Sampling these 50 by funding stage (~5 minutes per vendor on Crunchbase) yields an N=81 test set (50 + the prior 31). At N=81 the Series B and Seed cells move out of “small N” territory.

Methodology

  1. Source registry: data/port-vendor-registry/MASTER-port-vendor-registry.csv (435 unique vendor names).
  2. Vendor-name to apex domain: 180 entries in a manual map (commercial vendors, OSS-foundation projects, ambiguous-name resolution). 10 OSS-only vendors with no commercial homepage skipped (e.g., whisper.cpp, Faiss, Pgvector, FastChat). Remainder fall through to a slug.com heuristic (lower-case, strip parens, glue first 1-2 short words).
  3. dedupe by domain (some vendors share an apex, e.g.
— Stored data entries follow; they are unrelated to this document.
int ecc_ctx_create(int device, void* stream, ecc_ctx** out);
int ecc_ctx_destroy(ecc_ctx* ctx);
int ecc_ctx_synchronize(ecc_ctx* ctx);

int ecc_radon_compute(ecc_ctx* ctx, const float* image, int image_on_device, int n_u, int n_v,
                      int n_alpha, int n_t, int filter, int post_process, ecc_dtr** out);

int ecc_radon_compute_batch(ecc_ctx* ctx, const float* images, int images_on_device, int n, int n_u,
                            int n_v, int n_alpha, int n_t, int filter, int post_process,
                            ecc_dtr** out);

int ecc_radon_compute_into(ecc_ctx* ctx, const float* images_d, int n, int n_u, int n_v, int n_alpha,
                           int n_t, int filter, int post_process, float* slabs_d);

enum { ECC_RADON_EXACT = 0, ECC_RADON_FMA = 1 };
int ecc_radon_set_arithmetic(ecc_ctx* ctx, int mode);
int ecc_radon_get_arithmetic(const ecc_ctx* ctx, int* mode);

int ecc_radon_compute_linear(ecc_ctx* ctx, const float* image_d, int n_u, int n_v, int n_alpha, int n_t, int filter,
                             int post_process, float* out_linear_d);
int ecc_dtr_from_device_linear(ecc_ctx* ctx, const float* data_d, int n_alpha, int n_t, int n_u, int n_v, int filter,
                               ecc_dtr** out);

int ecc_dtr_from_host(ecc_ctx* ctx, const float* data, int n_alpha, int n_t, int n_u, int n_v,
                      int filter, ecc_dtr** out);
int ecc_dtr_readback(ecc_dtr* dtr, float* host_out);
int ecc_dtr_info(const ecc_dtr* dtr, int* n_alpha, int* n_t, int* n_u, int* n_v, int* filter,
                 double* bin_size_angle, double* bin_size_distance);
int ecc_dtr_device_view(const ecc_dtr* dtr, float** base, int* pitch, int* rows);
int64_t ecc_dtr_slab_floats(int n_alpha, int n_t);
int ecc_dtr_wrap_device(ecc_ctx* ctx, float* base, int n_alpha, int n_t, int n_u, int n_v, int filter,
                        ecc_dtr** out);
int ecc_dtr_destroy(ecc_dtr* dtr);

typedef struct ecc_line_weights_config { int32_t dilate_px; int32_t guard_bins; float zero_at_px; } ecc_line_weights_config;
void ecc_line_weights_defaults(ecc_line_weights_config* cfg);
int ecc_radon_line_weights(ecc_ctx* ctx, const float* flagged, int on_device, int n, int n_u, int n_v,
                           int n_alpha, int n_t, const ecc_line_weights_config* cfg, ecc_dtr** out);
int ecc_radon_line_weights_into(ecc_ctx* ctx, const float* flagged_d, int n, int n_u, int n_v,
                                int n_alpha, int n_t, const ecc_line_weights_config* cfg, float* slabs_d);
int ecc_dtr_line_weights(ecc_ctx* ctx, const ecc_dtr* lengths, const ecc_line_weights_config* cfg, ecc_dtr** out);
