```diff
@@ -446,4 +447,40 @@
   return total;
 }
 
-}
+inline bool fill_inbox_eligible(int K, const std::vector<int> &spoints) {
+  if (K != 16 || (int)spoints.size() != K) return false;
+  for (int g = 0; g < K / 4; ++g) {
+    int e = 0;
+    for (int a = 4 * g; a < 4 * g + 4; ++a) e += std::find(spoints.begin(), spoints.end(), a) == spoints.end();
+    if (e > 1) return false;
+  }
+  return true;
+}
+inline size_t emit_fill_inbox(std::string &s, const char *name, int K, const std::vector<int> &spoints) {
+  if (!fill_inbox_eligible(K, spoints)) return 0;
+  std::vector<int> sorted = spoints, extras, owned, EU;
+  std::sort(sorted.begin(), sorted.end());
+  for (int p : sorted)
+    if (p >= K) extras.push_back(p);
+  size_t next_extra = 0;
+  std::string extra = "  static constexpr bool kInbox = true;\n  static constexpr int kOwnM[4] = {";
+  for (int g = 0; g < K / 4; ++g) {
+    int have = 0;
+    for (int a = 4 * g; a < 4 * g + 4; ++a)
+      if (std::binary_search(sorted.begin(), sorted.end(), a)) {
+        owned.push_back(a);
+        ++have;
+      } else {
+        EU.push_back(a);
+      }
+    if (have < 4) owned.push_back(extras[next_extra++]);
+    appendf(extra, "%d, ", have < 4 ? (int)EU.size() - 1 : -1);
+  }
+  uint64_t pack = 0;
+  for (int j = 0; j < K; ++j)
+    pack |= (uint64_t)(std::lower_bound(sorted.begin(), sorted.end(), owned[j]) - sorted.begin()) << (4 * j);
+  appendf(extra, "};\n  static constexpr uint64_t kOrderPack = 0x%016llxull;\n", (unsigned long long)pack);
+  return emit_fill_scatter(s, name, K, owned, nullptr, &extra);
+}
+
+}
```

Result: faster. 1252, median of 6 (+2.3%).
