__global__ void qnet_pack_kernel(const float* w1, const float* b1, const float* w2, const float* b2,
                                 const float* w3, const float* b3, int in_dim, int out_dim,
                                 uint8_t* packed) {
  const int e = blockIdx.x * blockDim.x + threadIdx.x;
  if (e >= kQFrags * 64 * 8) return;
  const int s = e >> 9, lane = (e >> 3) & 63, j = e & 7;
  const QFrag f = qfrag(s);
  auto part = [](float b, int p) {
    const float hi = static_cast<float>(static_cast<__bf16>(b));
    const float r = b - hi;
    const float mid = static_cast<float>(static_cast<__bf16>(r));
    return p == 0 ? hi : p == 1 ? mid : r - mid;
  };
  float v = 0.f;
  int off = qfrag_off(s) + 16 * lane;
  if (f.kind == 0) {
    const int m = 32 * f.tile + (lane & 31), k = 8 * (lane >> 5) + j;
    if (m < kQH1Real && k < in_dim) v = w1[m * in_dim + k];
    else if (m < kQH1Real && k >= kQBiasIn && k < kQBiasIn + 3) v = part(b1[m], k - kQBiasIn);
    else if (m >= kQOne1 && m < kQOne1 + 3 && k == kQBiasIn) v = 1.f;
  } else if (f.kind == 1) {
    const int m = 16 * f.tile + (lane & 15), u = qnet_unit1(f.kb, lane >> 4, j);
    if (m < kQH2Real && u < kQH1Real) v = w2[m * kQH1Real + u];
    else if (m < kQH2Real && u >= kQOne1 && u < kQOne1 + 3) v = part(b2[m], u - kQOne1);
    else if (m >= kQOne2 && m < kQOne2 + 3 && u == kQOne1) v = 1.f;
  } else {
    if ((lane & 15) >= 8) return;
    const int m = lane & 7, u = qnet_unit2(f.kb, lane >> 4, j);
    if (m < out_dim && u < kQH2Real) v = w3[m * kQH2Real + u];
    else if (m < out_dim && u >= kQOne2 && u < kQOne2 + 3) v = part(b3[m], u - kQOne2);
    off = qfrag_off(s) + 16 * (8 * (lane >> 4) + m);
  }
  reinterpret_cast<__bf16*>(packed + off)[j] = static_cast<__bf16>(v);
}

__device__ __forceinline__ int opaque_zero() {
  int z = 0;
  asm volatile("" : "+v"(z));
  return z;
}

__device__ __forceinline__ void qnet_to_lds(const uint8_t* net, uint8_t* lds) {
  const f32x4* src = reinterpret_cast<const f32x4*>(net);
  f32x4* dst = reinterpret_cast<f32x4*>(lds);
  for (int j = threadIdx.x; j < kQNetBytes / 16; j += blockDim.x) dst[j] = src[j];
}

struct QSrcLds {
  const uint8_t* net;
  int lo, lo3;
  __device__ __forceinline__ bf16x8 operator()(int s) const {
    return *reinterpret_cast<const bf16x8*>(net + qfrag_off(s) + (qfrag(s).kind == 2 ? lo3 : lo));
  }
};
struct QSrcGlobal {
  __amdgpu_buffer_rsrc_t rs;
  int lo, lo3;
  __device__ __forceinline__ bf16x8 operator()(int s) const {
    return __builtin_bit_cast(
        bf16x8, __builtin_amdgcn_raw_buffer_load_b128(rs, qfrag(s).kind == 2 ? lo3 : lo, qfrag_off(s), 0));
  }
};
__device__ __forceinline__ int qnet_lane_off() { return 16 * (threadIdx.x & 63); }
__device__ __forceinline__ int qnet_lane_off3() {
  const int lane = threadIdx.x & 63;
  return 16 * (8 * (lane >> 4) + (lane & 7));
}
__device__ __forceinline__ QSrcLds qnet_lds(const uint8_t* net) {
  return QSrcLds{net + opaque_zero(), qnet_lane_off(), qnet_lane_off3()};
}
__device__ __forceinline__ QSrcGlobal qnet_global(const uint8_t* net) {
  return QSrcGlobal{__builtin_amdgcn_make_buffer_rsrc(const_cast<uint8_t*>(net), static_cast<short>(0), kQNetBytes,
                                                      0x00020000),
                    qnet_lane_off(), qnet_lane_off3()};
}
constexpr int kQLdsAhead = 2;
constexpr int kQGlobalAhead = 3;

__device__ __forceinline__ void permlane16_swap(uint32_t& x, uint32_t& y) {
  const uint32_t a = x, b = y;
  const uint64_t sw = __builtin_bit_cast(uint64_t, __builtin_amdgcn_permlane16_swap(a, b, false, false));
  x = static_cast<uint32_t>(sw);
  y = static_cast<uint32_t>(sw >> 32);
}

__device__ __forceinline__ void qnet_gather_q(const f32x4 (&acc3)[4], float (&q)[8]) {
  float x0[4], y0[4], x1[4], y1[4];
#pragma unroll
  for (int i = 0; i < 4; ++i) {
    x0[i] = acc3[0][i];
    y0[i] = acc3[2][i];
    x1[i] = acc3[1][i];
    y1[i] = acc3[3][i];
  }
  asm volatile(
      "s_nop 7\n\ts_nop 7\n\t"
      "v_permlane32_swap_b32 %0, %4\n\tv_permlane32_swap_b32 %8, %12\n\t"
      "v_permlane32_swap_b32 %1, %5\n\tv_permlane32_swap_b32 %9, %13\n\t"
      "v_permlane32_swap_b32 %2, %6\n\tv_permlane32_swap_b32 %10, %14\n\t"
      "v_permlane32_swap_b32 %3, %7\n\tv_permlane32_swap_b32 %11, %15\n\t"
      "s_nop 1\n\t"
      "v_permlane16_swap_b32 %0, %8\n\tv_permlane16_swap_b32 %1, %9\n\t"
      "v_permlane16_swap_b32 %2, %10\n\tv_permlane16_swap_b32 %3, %11\n\t"
      "s_nop 1"
      : "+v"(x0[0]), "+v"(x0[1]), "+v"(x0[2]), "+v"(x0[3]), "+v"(y0[0]), "+v"(y0[1]), "+v"(y0[2]), "+v"(y0[3]),
        "+v"(x1[0]), "+v"(x1[1]), "+v"(x1[2]), "+v"(x1[3]), "+v"(y1[0]), "+v"(y1[1]), "+v"(y1[2]), "+v"(y1[3]));
#pragma unroll
  for (int i = 0; i < 4; ++i) {
    q[i] = x0[i];
    q[4 + i] = x1[i];
  }
}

W&B Weave / Weights & Biases / WandB all -> wandb.com): 410 unique domains.
  4. dig +short TXT _dmarc.<domain> parallel x20. nxdomain detection: if DMARC record absent, retry A record on apex and www. to distinguish nxdomain (16) from “exists but no DMARC” (219).
  5. Cross-reference funding stage against the prior n=31 sweep (no other source available in this lane).

Discipline notes

  • dig is the only active probe. No HTTP, no banner grab, no scan. This is fully passive otherwise.
  • No fabricated funding stages. The 31 known stages come from prior recorded work; the remaining 379 are blank, not guessed.
  • Slug heuristic is lossy. A vendor like “Amulet Scan DuckDB API” gets amuletscan.com which won’t resolve. That’s reported as nxdomain, not silently dropped — null result is a logged result.

Outputs

  • data/dmarc-funding-stage-sweep-2026-06-07.csv — full 410-row dataset, columns: vendor, domain, dmarc_policy, dmarc_aspf, dmarc_rua, funding_stage, raw.
  • This case study — methodology and headline numbers.

Next steps

  1. Manual stage-tag the 50-vendor commercial subset (Crunchbase / Pitchbook) -> N=81 contingency.
  2. Promote to numbered Insight once N >= 100 and the Pre-seed -> p=none (>=80%) and Series-C+ -> p=reject (>=90%) bands both confirm.
  3. Cross-category validation lane: run the same sweep against a non-AI SaaS vendor list (e.g. devtools, fintech) at matched N. If the same extreme-bands pattern holds, this becomes a sector-agnostic SaaS-maturity heuristic, not an AI-specific one.
  4. Track no-dmarc rate over time. A 55.6% absent rate in an LLM-infrastructure category is a soft tell about email-attack-surface posture across the whole sector. Re-run quarterly.

Headline for the registry memo

The DMARC funding-stage proxy hypothesis cannot yet be confirmed at the targeted N >= 100 because funding-stage data does not exist in machine-readable form for 92% of the NuClide vendor registry. The dig sweep half is complete and reproducible (410 rows, ~30 seconds wall time). The funding-stage cross-reference is the bottleneck; bridging it is a 50-vendor Crunchbase task, not an engineering task.